- Outfielder
- Born: April 12, 1918 Maturín, Venezuela
- Died: September 2, 1977 (aged 59) Caracas, Venezuela
- Batted: RightThrew: Left

MLB debut
- May 7, 1944, for the Cincinnati Reds

Last MLB appearance
- May 30, 1944, for the Cincinnati Reds

MLB statistics
- Batting average: .500
- Home runs: 0
- RBI: 0
- Stats at Baseball Reference

Teams
- Cincinnati Reds (1944);

Career highlights and awards
- Second Venezuelan baseball player in Major League Baseball.;

Member of the Venezuelan

Baseball Hall of Fame
- Induction: 2009

= Chucho Ramos =

Venezuelan baseball player (1918–1977)

Jesús Manuel Ramos García (April 12, 1918 – September 2, 1977) was a Venezuelan outfielder and first baseman in Major League Baseball who played briefly during the season. Listed at 5' 10.5", 167 lb., Ramos batted right-handed and threw left-handed. Born in Maturín, Venezuela, he played under the name Chucho Ramos, spending much of his career with the Navegantes del Magallanes. Ramos was also a member of the Venezuela national baseball team that won the 1941 Amateur World Series.

==Career==
Ramos played with the Vargas, Venezuela, and Magallanes clubs of the Venezuelan amateur league, debuting in 1937. He played on the Venezuela national baseball team at the 1941 Amateur World Series in Havana, where they upset the heavily-favored Cuba to take home the champuonship.

Ramos became the second Venezuelan player to appear in a major league game, behind fellow countryman Alex Carrasquel, when he debuted on May 7, 1944 in the National League with the Cincinnati Reds. He went 3-for-4 off Max Lanier of the St. Louis Cardinals. Ramos also was the third player to go straight into the major leagues with no minor league experience, following Carrasquel and Ted Lyons.

Ramos was heralded as an outstanding defensive player, but back problems shortened his career.

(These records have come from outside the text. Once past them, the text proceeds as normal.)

# Electron-Labs/eth-lc-plonky2

Measured on AMD Instinct MI355X. Metric: lc_proofs_per_hour, higher is better.
Workload: dtype u64

## Files before the change

### eth-lc-plonky2_amd/csrc/internal.hpp

```cpp
#pragma once
#include <hip/hip_runtime.h>
#include <functional>
#include <map>
#include <string>
#include <vector>
#include "../../include/lcp2.h"
#include "gl64.hpp"
#include "ntt.hpp"

namespace lcp2 {

struct ProfFamily {
  std::vector<std::pair<hipEvent_t, hipEvent_t>> pending;
  double ms = 0;
  uint64_t launches = 0;
  double bytes = 0;
};

}

struct lcp2_ctx {
  int device = -1;
  hipStream_t stream = nullptr;
  bool own_stream = false;
  std::string last_error;
  lcp2::u64 *d_rc = nullptr;
  std::map<std::string, lcp2::u64 *> tables;
  bool prof_on = false;
  lcp2::ProfFamily fam[LCP2_K_COUNT];
  std::vector<hipEvent_t> event_pool;
  void *pin = nullptr;
  static constexpr size_t PIN_BYTES = 4u << 20;
  hipStream_t copy_stream = nullptr;
  void *scratch[4] = {nullptr, nullptr, nullptr, nullptr};
  size_t scratch_bytes[4] = {0, 0, 0, 0};

  int fail(int code, const std::string &msg) {
    last_error = msg;
    return code;
  }
};

namespace lcp2 {

#define LCP2_HIP(ctx, expr)                                                                  \
  do {                                                                                       \
    hipError_t e_ = (expr);                                                                  \
    if (e_ != hipSuccess)                                                                    \
      return (ctx)->fail(e_ == hipErrorOutOfMemory ? LCP2_E_OOM : LCP2_E_HIP,                \
                         std::string(#expr) + ": " + hipGetErrorString(e_));                 \
  } while (0)
#define LCP2_TRY(expr) do { int rc_ = (expr); if (rc_ != LCP2_OK) return rc_; } while (0)

struct DevBuf {
  void *p = nullptr;
  size_t bytes = 0;
  DevBuf() = default;
  DevBuf(const DevBuf &) = delete;
  DevBuf &operator=(const DevBuf &) = delete;
  DevBuf(DevBuf &&o) noexcept : p(o.p), bytes(o.bytes) { o.p = nullptr; o.bytes = 0; }
  DevBuf &operator=(DevBuf &&o) noexcept {
    if (this != &o) { release(); p = o.p; bytes = o.bytes; o.p = nullptr; o.bytes = 0; }
    return *this;
  }
  ~DevBuf() { release(); }
  hipError_t alloc(size_t n) {
    release();
    if (n == 0) n = 8;
    hipError_t e = hipMalloc(&p, n);
    if (e == hipSuccess) bytes = n; else p = nullptr;
    return e;
  }
  hipError_t ensure(size_t n) { return (p && bytes >= n) ? hipSuccess : alloc(n); }
  void release() { if (p) { (void)hipFree(p); p = nullptr; bytes = 0; } }
  u64 *u() const { return (u64 *)p; }
};

struct ProfScope {
  lcp2_ctx *ctx;
  int family;
  hipEvent_t a = nullptr, b = nullptr;
  ProfScope(lcp2_ctx *c, int fam, double algorithmic_bytes);
  ~ProfScope();
};

int scratch_ensure(lcp2_ctx *ctx, int slot, size_t bytes, void **out);

void launch_poseidon_permute_batch(hipStream_t s, const u64 *in, u64 *out, size_t count, const u64 *rc);
// ... 68 lines not shown
```

### eth-lc-plonky2_amd/csrc/lcp2_core.hip

```cpp
#include <cstring>
#include "internal.hpp"
#include "ntt_host.hpp"
#include "poseidon.hpp"
#include "prover_kernels.hpp"

using namespace lcp2;

extern "C" const char *lcp2_status_str(int s) {
  switch (s) {
    case LCP2_OK: return "ok";
    case LCP2_E_INVALID: return "invalid argument";
    case LCP2_E_NODEVICE: return "no usable HIP device";
    case LCP2_E_HIP: return "HIP runtime error";
    case LCP2_E_OOM: return "out of device memory";
    case LCP2_E_UNSAT: return "witness does not satisfy the circuit";
    case LCP2_E_UNSUPPORTED: return "unsupported";
    case LCP2_E_VERIFY: return "proof rejected";
    default: return "unknown status";
  }
}
extern "C" int lcp2_abi_version(void) { return LCP2_ABI_VERSION; }
extern "C" int lcp2_device_count(void) {
  int n = 0;
  if (hipGetDeviceCount(&n) != hipSuccess) return 0;
// ... 14 lines not shown
    if (d < arity_bits) return LCP2_E_INVALID;
    if (n == LCP2_MAX_FRI_LAYERS) return LCP2_E_UNSUPPORTED;
    p->fri_arity_bits[n++] = arity_bits;
    d -= arity_bits;
  }
  p->num_fri_layers = n;
  return LCP2_OK;
}
extern "C" int lcp2_params_standard(uint32_t degree_bits, uint32_t num_constants, lcp2_params *p) {
  return lcp2_params_config(degree_bits, num_constants, 3, 4, 16, 28, 4, 5, p);
}

extern "C" int lcp2_ctx_create(int device, void *stream, lcp2_ctx **out) { return lcp2_ctx_create_ex(device, stream, 0, out); }
extern "C" int lcp2_ctx_create_ex(int device, void *stream, uint32_t flags, lcp2_ctx **out) {
  if (!out) return LCP2_E_INVALID;
  *out = nullptr;
  if ((flags & ~LCP2_CTX_ORDER_WITH_DEFAULT_STREAM) || ((flags & LCP2_CTX_ORDER_WITH_DEFAULT_STREAM) && stream)) return LCP2_E_INVALID;
  int ndev = 0;
  if (hipGetDeviceCount(&ndev) != hipSuccess || ndev <= 0) return LCP2_E_NODEVICE;
  if (device < 0 || device >= ndev) return LCP2_E_INVALID;
  if (hipSetDevice(device) != hipSuccess) return LCP2_E_NODEVICE;
  lcp2_ctx *ctx = new lcp2_ctx();
  ctx->device = device;
  if (stream) {
    ctx->stream = (hipStream_t)stream;
  } else {
    const unsigned how = (flags & LCP2_CTX_ORDER_WITH_DEFAULT_STREAM) ? hipStreamDefault : hipStreamNonBlocking;
    if (hipStreamCreateWithFlags(&ctx->stream, how) != hipSuccess) { delete ctx; return LCP2_E_HIP; }
    ctx->own_stream = true;
  }
  if (hipHostMalloc(&ctx->pin, lcp2_ctx::PIN_BYTES, hipHostMallocDefault) != hipSuccess) ctx->pin = nullptr;
  u64 rc[POS_RC_WORDS];
  pos_derive_round_constants(rc);
  pos_extend_round_constants(rc);
  if (hipMalloc((void **)&ctx->d_rc, sizeof rc) != hipSuccess ||
      hipMemcpy(ctx->d_rc, rc, sizeof rc, hipMemcpyHostToDevice) != hipSuccess) {
    lcp2_ctx_destroy(ctx);
    return LCP2_E_HIP;
  }
  *out = ctx;
  return LCP2_OK;
}

extern "C" void *lcp2_ctx_stream(lcp2_ctx *ctx) { return ctx ? (void *)ctx->stream : nullptr; }

extern "C" void lcp2_ctx_destroy(lcp2_ctx *ctx) {
  if (!ctx) return;
  (void)hipSetDevice(ctx->device);
  (void)hipStreamSynchronize(ctx->stream);
  for (auto &kv : ctx->tables) (void)hipFree(kv.second);
  for (auto &f : ctx->fam)
    for (auto &pr : f.pending) { (void)hipEventDestroy(pr.first); (void)hipEventDestroy(pr.second); }
  for (auto e : ctx->event_pool) (void)hipEventDestroy(e);
  if (ctx->d_rc) (void)hipFree(ctx->d_rc);
  if (ctx->pin) (void)hipHostFree(ctx->pin);
  for (void *q : ctx->scratch) if (q) (void)hipFree(q);
  if (ctx->copy_stream) { (void)hipStreamSynchronize(ctx->copy_stream); (void)hipStreamDestroy(ctx->copy_stream); }
  if (ctx->own_stream) (void)hipStreamDestroy(ctx->stream);
  delete ctx;
}

extern "C" int lcp2_ctx_sync(lcp2_ctx *ctx) {
  if (!ctx) return LCP2_E_INVALID;
  LCP2_HIP(ctx, hipStreamSynchronize(ctx->stream));
  return LCP2_OK;
}
extern "C" const char *lcp2_last_error(lcp2_ctx *ctx) { return ctx ? ctx->last_error.c_str() : "null context"; }

namespace lcp2 {
static hipEvent_t take_event(lcp2_ctx *ctx) {
  if (!ctx->event_pool.empty()) { hipEvent_t e = ctx->event_pool.back(); ctx->event_pool.pop_back(); return e; }
  hipEvent_t e = nullptr;
  (void)hipEventCreate(&e);
  return e;
}
ProfScope::ProfScope(lcp2_ctx *c, int fam, double algorithmic_bytes) : ctx(c), family(fam) {
  if (!ctx->prof_on) return;
  a = take_event(ctx); b = take_event(ctx);
  ctx->fam[family].bytes += algorithmic_bytes;
  (void)hipEventRecord(a, ctx->stream);
}
ProfScope::~ProfScope() {
  if (!a) return;
  (void)hipEventRecord(b, ctx->stream);
  ctx->fam[family].pending.emplace_back(a, b);
}
static void prof_collect(lcp2_ctx *ctx) {
  (void)hipStreamSynchronize(ctx->stream);
  for (auto &f : ctx->fam) {
    for (auto &pr : f.pending) {
      float ms = 0;
      if (hipEventElapsedTime(&ms, pr.first, pr.second) == hipSuccess) { f.ms += ms; f.launches++; }
      ctx->event_pool.push_back(pr.first); ctx->event_pool.push_back(pr.second);
    }
    f.pending.clear();
  }
}
}

extern "C" int lcp2_prof_enable(lcp2_ctx *ctx, int on) {
  if (!ctx) return LCP2_E_INVALID;
  if (!on) prof_collect(ctx);
  ctx->prof_on = on != 0;
  return LCP2_OK;
}
extern "C" int lcp2_prof_reset(lcp2_ctx *ctx) {
// ... 434 lines not shown
```

### eth-lc-plonky2_amd/csrc/witness_rows.hip

```cpp
#include <cstring>
#include "internal.hpp"
#include "row_stage.hpp"
#include "sha_layout.hpp"
#include "sha_rows.hpp"
#include "pos_rows.hpp"
#include "prover_kernels.hpp"
#include "u32_rows.hpp"
#include "rec_rows.hpp"
#include "pos_plan.hpp"
#include "u32_plan.hpp"

using namespace lcp2;

namespace lcp2 {
int scratch_ensure(lcp2_ctx *ctx, int slot, size_t bytes, void **out) {
  if (ctx->scratch_bytes[slot] < bytes) {
    if (ctx->scratch[slot]) { LCP2_HIP(ctx, hipStreamSynchronize(ctx->stream)); LCP2_HIP(ctx, hipFree(ctx->scratch[slot])); ctx->scratch[slot] = nullptr; ctx->scratch_bytes[slot] = 0; }
    const size_t want = bytes + bytes / 4 + 4096;
    LCP2_HIP(ctx, hipMalloc(&ctx->scratch[slot], want));
    ctx->scratch_bytes[slot] = want;
  }
  *out = ctx->scratch[slot];
  return LCP2_OK;
}
}

namespace {
constexpr size_t ENDS_OK = ~(size_t)0;
size_t ends_problem(const uint32_t *ends, size_t count, size_t total) {
  if (!total) return ENDS_OK;
  for (size_t l = 0; l < count; l++)
    if (ends[l] < (l ? ends[l - 1] : 0) || ends[l] > total) return l;
  return count && ends[count - 1] == total ? ENDS_OK : count;
}
}

static_assert(sizeof(lcp2_sha_job) == sizeof(ShaJobDev) && sizeof(lcp2_cell) == sizeof(CellDev), "ABI structs must match the kernels'");

extern "C" int lcp2_sha256_witness(lcp2_ctx *ctx, const lcp2_sha_job *jobs, size_t njobs, const uint32_t *level_start, uint32_t nlevels,
                                   const uint32_t *words_in, size_t nwords, uint64_t *wires, uint64_t n, uint32_t *digests) {
  if (!ctx || !wires || (njobs && (!jobs || !level_start || nlevels == 0)) || (nwords && !words_in)) return LCP2_E_INVALID;
  if (njobs == 0) return LCP2_OK;
  if (const ShaProblem refused = sha_jobs_problem((const ShaJobDev *)jobs, njobs, level_start, nlevels, nwords, n); refused.problem)
    return ctx->fail(LCP2_E_INVALID, sha_problem_str(refused.problem));
  LCP2_HIP(ctx, hipSetDevice(ctx->device));
  void *d_jobs, *d_words, *d_rec;
  LCP2_TRY(scratch_ensure(ctx, 0, njobs * sizeof(lcp2_sha_job), &d_jobs));
  LCP2_TRY(scratch_ensure(ctx, 1, std::max<size_t>(nwords, 1) * 4, &d_words));
  LCP2_TRY(scratch_ensure(ctx, 2, njobs * (size_t)SHA_REC_WORDS * 4, &d_rec));
  Stage stage{ctx};
  LCP2_TRY(stage.behind(d_jobs, jobs, njobs * sizeof(lcp2_sha_job)));
  if (nwords) LCP2_TRY(stage.behind(d_words, words_in, nwords * 4));
  {
    ProfScope ps(ctx, LCP2_K_SHA256, 96.0 * njobs + 8.0 * 108 * SHA_ROWS * njobs);
    for (uint32_t l = 0; l < nlevels; l++)
      launch_sha_jobs_level(ctx->stream, (const ShaJobDev *)d_jobs, level_start[l], level_start[l + 1] - level_start[l],
                            (const uint32_t *)d_words, (uint32_t *)d_rec);
    launch_sha_fill_rows(ctx->stream, (const ShaJobDev *)d_jobs, (u32)njobs, (const uint32_t *)d_rec, (u64 *)wires, n);
  }
  LCP2_HIP(ctx, hipGetLastError());
  char *back = digests ? stage.room(njobs * 32) : nullptr;
  if (digests)
    LCP2_HIP(ctx, hipMemcpy2DAsync(back ? (void *)back : (void *)digests, 32, (const uint32_t *)d_rec + SHA_REC_DIGEST,
                                   (size_t)SHA_REC_WORDS * 4, 32, njobs, hipMemcpyDeviceToHost, ctx->stream));
  LCP2_HIP(ctx, hipStreamSynchronize(ctx->stream));
  if (back) memcpy(digests, back, njobs * 32);
  return LCP2_OK;
}

extern "C" int lcp2_scatter_cells(lcp2_ctx *ctx, const lcp2_cell *cells, size_t ncells, uint64_t *wires, uint64_t n) {
  if (!ctx || !wires || (ncells && !cells)) return LCP2_E_INVALID;
  if (!ncells) return LCP2_OK;
  if (scatter_cells_problem((const CellDev *)cells, ncells, n) != ncells) return ctx->fail(LCP2_E_INVALID, "scatter: row out of range");
  LCP2_HIP(ctx, hipSetDevice(ctx->device));
  void *d;
  LCP2_TRY(scratch_ensure(ctx, 3, ncells * sizeof(lcp2_cell), &d));
  LCP2_TRY(Stage{ctx}.behind(d, cells, ncells * sizeof(lcp2_cell)));
  launch_scatter_cells(ctx->stream, (const CellDev *)d, ncells, (u64 *)wires, n);
  LCP2_HIP(ctx, hipGetLastError());
  LCP2_HIP(ctx, hipStreamSynchronize(ctx->stream));
  return LCP2_OK;
}

extern "C" int lcp2_poseidon_gate_rows(lcp2_ctx *ctx, const lcp2_poseidon_row *rows, size_t nrows, uint64_t *wires, uint64_t n) {
  static_assert(sizeof(lcp2_poseidon_row) == sizeof(PoseidonRowDev), "row job layouts must agree");
  if (!ctx || !wires || (nrows && !rows)) return LCP2_E_INVALID;
  if (!nrows) return LCP2_OK;
  for (size_t i = 0; i < nrows; i++)
    if (pos_row_problem(((const PoseidonRowDev *)rows)[i], n)) return ctx->fail(LCP2_E_INVALID, "poseidon rows: row out of range or swap flag not boolean");
  LCP2_HIP(ctx, hipSetDevice(ctx->device));
  void *d;
  LCP2_TRY(scratch_ensure(ctx, 0, nrows * sizeof(lcp2_poseidon_row), &d));
  LCP2_TRY(Stage{ctx}.behind(d, rows, nrows * sizeof(lcp2_poseidon_row)));
  launch_poseidon_gate_rows(ctx->stream, (const PoseidonRowDev *)d, nrows, (u64 *)wires, n, ctx->d_rc);
  LCP2_HIP(ctx, hipGetLastError());
  LCP2_HIP(ctx, hipStreamSynchronize(ctx->stream));
  return LCP2_OK;
}

extern "C" int lcp2_u32_gate_rows(lcp2_ctx *ctx, const lcp2_u32_job *jobs, size_t njobs, lcp2_mem jobs_mem, uint64_t *wires, uint64_t n) {
  static_assert(sizeof(lcp2_u32_job) == 24 && sizeof(lcp2_u32_job) == sizeof(U32JobDev), "job layouts must agree");
  static_assert(LCP2_U32_ARITHMETIC == U32_KIND_ARITHMETIC && LCP2_U32_ADD_MANY == U32_KIND_ADD_MANY && LCP2_U32_SUBTRACTION == U32_KIND_SUBTRACTION &&
                LCP2_U32_RANGE_CHECK == U32_KIND_RANGE_CHECK && LCP2_U32_COMPARISON == U32_KIND_COMPARISON, "kind numbering must agree");
  if (!ctx || !wires || (njobs && !jobs)) return LCP2_E_INVALID;
  if (jobs_mem != LCP2_MEM_HOST && jobs_mem != LCP2_MEM_DEVICE) return ctx->fail(LCP2_E_INVALID, "u32 rows: bad lcp2_mem");
  if (!njobs) return LCP2_OK;
  const U32JobDev *list = (const U32JobDev *)jobs;
  if (jobs_mem == LCP2_MEM_HOST)
    for (size_t i = 0; i < njobs; i++)
      if (u32 problem = u32_job_problem(list[i], n))
        return ctx->fail(LCP2_E_INVALID, "u32 rows: job " + std::to_string(i) + ": " + u32_problem_str(problem));
  LCP2_HIP(ctx, hipSetDevice(ctx->device));
  RefusalFlag flag{ctx};
  LCP2_TRY(flag.begin());
  if (jobs_mem == LCP2_MEM_DEVICE) {
    launch_u32_gate_rows(ctx->stream, list, njobs, (u64 *)wires, n, flag.d);
  } else {
    constexpr size_t PIECE = (size_t)1 << 20;
    void *d;
    LCP2_TRY(scratch_ensure(ctx, 0, std::min(njobs, PIECE) * sizeof(lcp2_u32_job), &d));
    for (size_t at = 0; at < njobs; at += PIECE) {
      const size_t count = std::min(PIECE, njobs - at);
      LCP2_TRY(Stage{ctx}.behind(d, list + at, count * sizeof(lcp2_u32_job), njobs <= PIECE));
      launch_u32_gate_rows(ctx->stream, (const U32JobDev *)d, count, (u64 *)wires, n, flag.d);
    }
  }
  return flag.end("u32 rows", u32_problem_str, "the valid jobs are written");
}

namespace {
struct PlanTexts {
  const char *label, *rec_job, *written;
};
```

In his brief stint with Cincinnati, Ramos went 5-for-10 for a .500 batting average in four games, including a double and one run.

Resuming his career in Venezuela, Ramos returned to Magallanes, which was now part of the newly formed Venezuelan Professional Baseball League. In 12 seasons (1946–1955), he hit .271 with 12 home runs and 162 RBI.

Ramos died of respiratory failure in Caracas, Venezuela, at age of 59.